--- What you need to do ---
Every line of the material is to be set down exactly as written.

------------------------------------------------

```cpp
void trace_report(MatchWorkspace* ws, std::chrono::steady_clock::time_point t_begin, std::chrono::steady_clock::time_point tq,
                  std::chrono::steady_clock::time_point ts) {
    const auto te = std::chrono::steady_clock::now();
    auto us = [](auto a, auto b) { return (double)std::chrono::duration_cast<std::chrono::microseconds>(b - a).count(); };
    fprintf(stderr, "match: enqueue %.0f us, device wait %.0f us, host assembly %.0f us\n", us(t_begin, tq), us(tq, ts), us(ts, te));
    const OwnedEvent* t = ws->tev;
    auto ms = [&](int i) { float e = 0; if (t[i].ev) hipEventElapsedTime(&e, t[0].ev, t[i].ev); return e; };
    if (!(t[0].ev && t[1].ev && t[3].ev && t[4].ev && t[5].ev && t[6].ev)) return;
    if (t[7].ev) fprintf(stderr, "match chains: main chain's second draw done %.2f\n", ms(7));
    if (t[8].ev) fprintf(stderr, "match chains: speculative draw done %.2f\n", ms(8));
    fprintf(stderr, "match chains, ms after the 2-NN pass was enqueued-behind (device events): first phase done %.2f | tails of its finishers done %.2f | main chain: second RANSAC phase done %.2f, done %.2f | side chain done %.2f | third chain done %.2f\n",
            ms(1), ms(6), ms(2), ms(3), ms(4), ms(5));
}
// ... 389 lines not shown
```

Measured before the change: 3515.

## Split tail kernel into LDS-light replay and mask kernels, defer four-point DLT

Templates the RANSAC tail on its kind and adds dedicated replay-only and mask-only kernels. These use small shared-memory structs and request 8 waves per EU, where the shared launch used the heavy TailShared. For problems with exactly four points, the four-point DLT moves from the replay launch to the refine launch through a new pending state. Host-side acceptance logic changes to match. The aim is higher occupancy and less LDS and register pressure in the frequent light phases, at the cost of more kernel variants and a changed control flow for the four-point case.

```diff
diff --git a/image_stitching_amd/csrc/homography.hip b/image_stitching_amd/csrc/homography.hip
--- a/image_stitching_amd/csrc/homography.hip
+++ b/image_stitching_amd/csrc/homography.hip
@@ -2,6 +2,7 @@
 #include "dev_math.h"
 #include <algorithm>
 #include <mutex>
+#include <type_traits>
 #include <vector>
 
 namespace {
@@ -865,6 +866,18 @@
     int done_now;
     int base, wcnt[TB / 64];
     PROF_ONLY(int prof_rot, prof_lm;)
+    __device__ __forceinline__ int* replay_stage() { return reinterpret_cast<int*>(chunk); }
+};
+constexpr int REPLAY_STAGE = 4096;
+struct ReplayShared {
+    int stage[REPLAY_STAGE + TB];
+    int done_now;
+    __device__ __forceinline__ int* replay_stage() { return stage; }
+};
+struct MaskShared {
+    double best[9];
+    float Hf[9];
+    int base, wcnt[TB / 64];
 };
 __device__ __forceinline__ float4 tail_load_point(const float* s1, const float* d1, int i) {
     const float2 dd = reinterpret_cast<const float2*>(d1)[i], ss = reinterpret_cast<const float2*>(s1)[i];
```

------------------------------------------------

--- Result of the exercise ---
```cpp
void trace_report(MatchWorkspace* ws, std::chrono::steady_clock::time_point t_begin, std::chrono::steady_clock::time_point tq,
                  std::chrono::steady_clock::time_point ts) {
    const auto te = std::chrono::steady_clock::now();
    auto us = [](auto a, auto b) { return (double)std::chrono::duration_cast<std::chrono::microseconds>(b - a).count(); };
    fprintf(stderr, "match: enqueue %.0f us, device wait %.0f us, host assembly %.0f us\n", us(t_begin, tq), us(tq, ts), us(ts, te));
    const OwnedEvent* t = ws->tev;
    auto ms = [&](int i) { float e = 0; if (t[i].ev) hipEventElapsedTime(&e, t[0].ev, t[i].ev); return e; };
    if (!(t[0].ev && t[1].ev && t[3].ev && t[4].ev && t[5].ev && t[6].ev)) return;
    if (t[7].ev) fprintf(stderr, "match chains: main chain's second draw done %.2f\n", ms(7));
    if (t[8].ev) fprintf(stderr, "match chains: speculative draw done %.2f\n", ms(8));
    fprintf(stderr, "match chains, ms after the 2-NN pass was enqueued-behind (device events): first phase done %.2f | tails of its finishers done %.2f | main chain: second RANSAC phase done %.2f, done %.2f | side chain done %.2f | third chain done %.2f\n",
            ms(1), ms(6), ms(2), ms(3), ms(4), ms(5));
}
// ... 389 lines not shown
```

Measured before the change: 3515.

## Split tail kernel into LDS-light replay and mask kernels, defer four-point DLT

Templates the RANSAC tail on its kind and adds dedicated replay-only and mask-only kernels. These use small shared-memory structs and request 8 waves per EU, where the shared launch used the heavy TailShared. For problems with exactly four points, the four-point DLT moves from the replay launch to the refine launch through a new pending state. Host-side acceptance logic changes to match. The aim is higher occupancy and less LDS and register pressure in the frequent light phases, at the cost of more kernel variants and a changed control flow for the four-point case.

```diff
diff --git a/image_stitching_amd/csrc/homography.hip b/image_stitching_amd/csrc/homography.hip
--- a/image_stitching_amd/csrc/homography.hip
+++ b/image_stitching_amd/csrc/homography.hip
@@ -2,6 +2,7 @@
 #include "dev_math.h"
 #include <algorithm>
 #include <mutex>
+#include <type_traits>
 #include <vector>
 
 namespace {
@@ -865,6 +866,18 @@
     int done_now;
     int base, wcnt[TB / 64];
     PROF_ONLY(int prof_rot, prof_lm;)
+    __device__ __forceinline__ int* replay_stage() { return reinterpret_cast<int*>(chunk); }
+};
+constexpr int REPLAY_STAGE = 4096;
+struct ReplayShared {
+    int stage[REPLAY_STAGE + TB];
+    int done_now;
+    __device__ __forceinline__ int* replay_stage() { return stage; }
+};
+struct MaskShared {
+    double best[9];
+    float Hf[9];
+    int base, wcnt[TB / 64];
 };
 __device__ __forceinline__ float4 tail_load_point(const float* s1, const float* d1, int i) {
     const float2 dd = reinterpret_cast<const float2*>(d1)[i], ss = reinterpret_cast<const float2*>(s1)[i];
```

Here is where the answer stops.